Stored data
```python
def march_dev(rays_o, rays_d, bitfield, aabb, max_samples, cone_angle, near, cascades, const_dt, state, ray_offset=0, coords=None, workspace=None):
    R = rays_o.shape[0]
    dev = rays_o.device
    counters = torch.empty(2, dtype=torch.int32, device=dev)
    ray_idx = torch.zeros(R, dtype=torch.int32, device=dev)
    numsteps = torch.empty((R, 2), dtype=torch.int32, device=dev)
    if coords is None:
        coords = torch.empty((max_samples, 7), dtype=torch.float32, device=dev)
    if workspace is None:
        workspace = torch.empty(int(lib.load().ngp_march_workspace_bytes(R)), dtype=torch.uint8, device=dev)
    lib.call("ngp_march_dev", _stream(), R, float(aabb[0]), float(aabb[1]), max_samples, _p(rays_o), _p(rays_d), _p(bitfield), float(cone_angle),
             float(near), cascades, int(const_dt), _p(state), int(ray_offset), _p(counters), _p(ray_idx), _p(numsteps), _p(coords), _p(workspace))
    return coords, ray_idx, numsteps, counters


def adam_ema_dev(param, grad, m, v, master, state, zero_grad=True):
    lib.call("ngp_adam_ema_dev", _stream(), param.numel(), _p(param), _dt(param), _p(grad), _dt(grad), _p(m), _p(v), _p(master), _p(state), int(zero_grad))


def pcg32_seed(seed=1337, seq=1):
    si = np.zeros(2, np.uint64)
    lib.load().ngp_pcg32_seed(seed, seq, si.ctypes.data)
    return si


def pcg32_advance(si, delta=1 << 32):
    lib.load().ngp_pcg32_advance(si.ctypes.data, delta)
    return si


def dp_exchange_step(world, rank, slice_len, n_w, peer_table, peer_table_grad, peer_w_grad, peer_flags, epoch, m, v, master, w_param, w_m, w_v,
                     w_master, lr, step, beta1=0.9, beta2=0.99, eps=1e-15, ema_decay=0.95, grad_scale=1.0):
    import ctypes
    assert m.numel() == slice_len and v.numel() == slice_len and master.numel() == slice_len and w_param.numel() == n_w
    lib.call("ngp_dp_exchange_step", _stream(), int(world), int(rank), int(slice_len), int(n_w), ctypes.addressof(peer_table),
             ctypes.addressof(peer_table_grad), ctypes.addressof(peer_w_grad), ctypes.addressof(peer_flags), int(epoch), _p(m), _p(v), _p(master),
             _p(w_param), _p(w_m), _p(w_v), _p(w_master), float(grad_scale), float(lr), float(beta1), float(beta2), float(eps), int(step),
             float(ema_decay))


def dp_exchange_wait(world, my_flags, epoch):
    lib.call("ngp_dp_exchange_wait", _stream(), int(world), _p(my_flags), int(epoch))
```

### jnerf_b200/runner.py

```python
import contextlib
import os

import numpy as np
import torch

from . import dp, ops
from .plugin import losses as L
from .utils.config import get_cfg
from .utils.registry import DATASETS, LOSSES, NETWORKS, OPTIMS, SAMPLERS, build_from_cfg
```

# Exercise aim
Reproduce every entry above so that each one matches its source exactly.

# Output below
```python
def march_dev(rays_o, rays_d, bitfield, aabb, max_samples, cone_angle, near, cascades, const_dt, state, ray_offset=0, coords=None, workspace=None):
    R = rays_o.shape[0]
    dev = rays_o.device
    counters = torch.empty(2, dtype=torch.int32, device=dev)
    ray_idx = torch.zeros(R, dtype=torch.int32, device=dev)
    numsteps = torch.empty((R, 2), dtype=torch.int32, device=dev)
    if coords is None:
        coords = torch.empty((max_samples, 7), dtype=torch.float32, device=dev)
    if workspace is None:
        workspace = torch.empty(int(lib.load().ngp_march_workspace_bytes(R)), dtype=torch.uint8, device=dev)
    lib.call("ngp_march_dev", _stream(), R, float(aabb[0]), float(aabb[1]), max_samples, _p(rays_o), _p(rays_d), _p(bitfield), float(cone_angle),
             float(near), cascades, int(const_dt), _p(state), int(ray_offset), _p(counters), _p(ray_idx), _p(numsteps), _p(coords), _p(workspace))
    return coords, ray_idx, numsteps, counters


def adam_ema_dev(param, grad, m, v, master, state, zero_grad=True):
    lib.call("ngp_adam_ema_dev", _stream(), param.numel(), _p(param), _dt(param), _p(grad), _dt(grad), _p(m), _p(v), _p(master), _p(state), int(zero_grad))


def pcg32_seed(seed=1337, seq=1):
    si = np.zeros(2, np.uint64)
    lib.load().ngp_pcg32_seed(seed, seq, si.ctypes.data)
    return si


def pcg32_advance(si, delta=1 << 32):
    lib.load().ngp_pcg32_advance(si.ctypes.data, delta)
    return si


def dp_exchange_step(world, rank, slice_len, n_w, peer_table, peer_table_grad, peer_w_grad, peer_flags, epoch, m, v, master, w_param, w_m, w_v,
                     w_master, lr, step, beta1=0.9, beta2=0.99, eps=1e-15, ema_decay=0.95, grad_scale=1.0):
    import ctypes
    assert m.numel() == slice_len and v.numel() == slice_len and master.numel() == slice_len and w_param.numel() == n_w
    lib.call("ngp_dp_exchange_step", _stream(), int(world), int(rank), int(slice_len), int(n_w), ctypes.addressof(peer_table),
             ctypes.addressof(peer_table_grad), ctypes.addressof(peer_w_grad), ctypes.addressof(peer_flags), int(epoch), _p(m), _p(v), _p(master),
             _p(w_param), _p(w_m), _p(w_v), _p(w_master), float(grad_scale), float(lr), float(beta1), float(beta2), float(eps), int(step),
             float(ema_decay))


def dp_exchange_wait(world, my_flags, epoch):
    lib.call("ngp_dp_exchange_wait", _stream(), int(world), _p(my_flags), int(epoch))
```

### jnerf_b200/runner.py

```python
import contextlib
import os

import numpy as np
import torch

from . import dp, ops
from .plugin import losses as L
from .utils.config import get_cfg
from .utils.registry import DATASETS, LOSSES, NETWORKS, OPTIMS, SAMPLERS, build_from_cfg
```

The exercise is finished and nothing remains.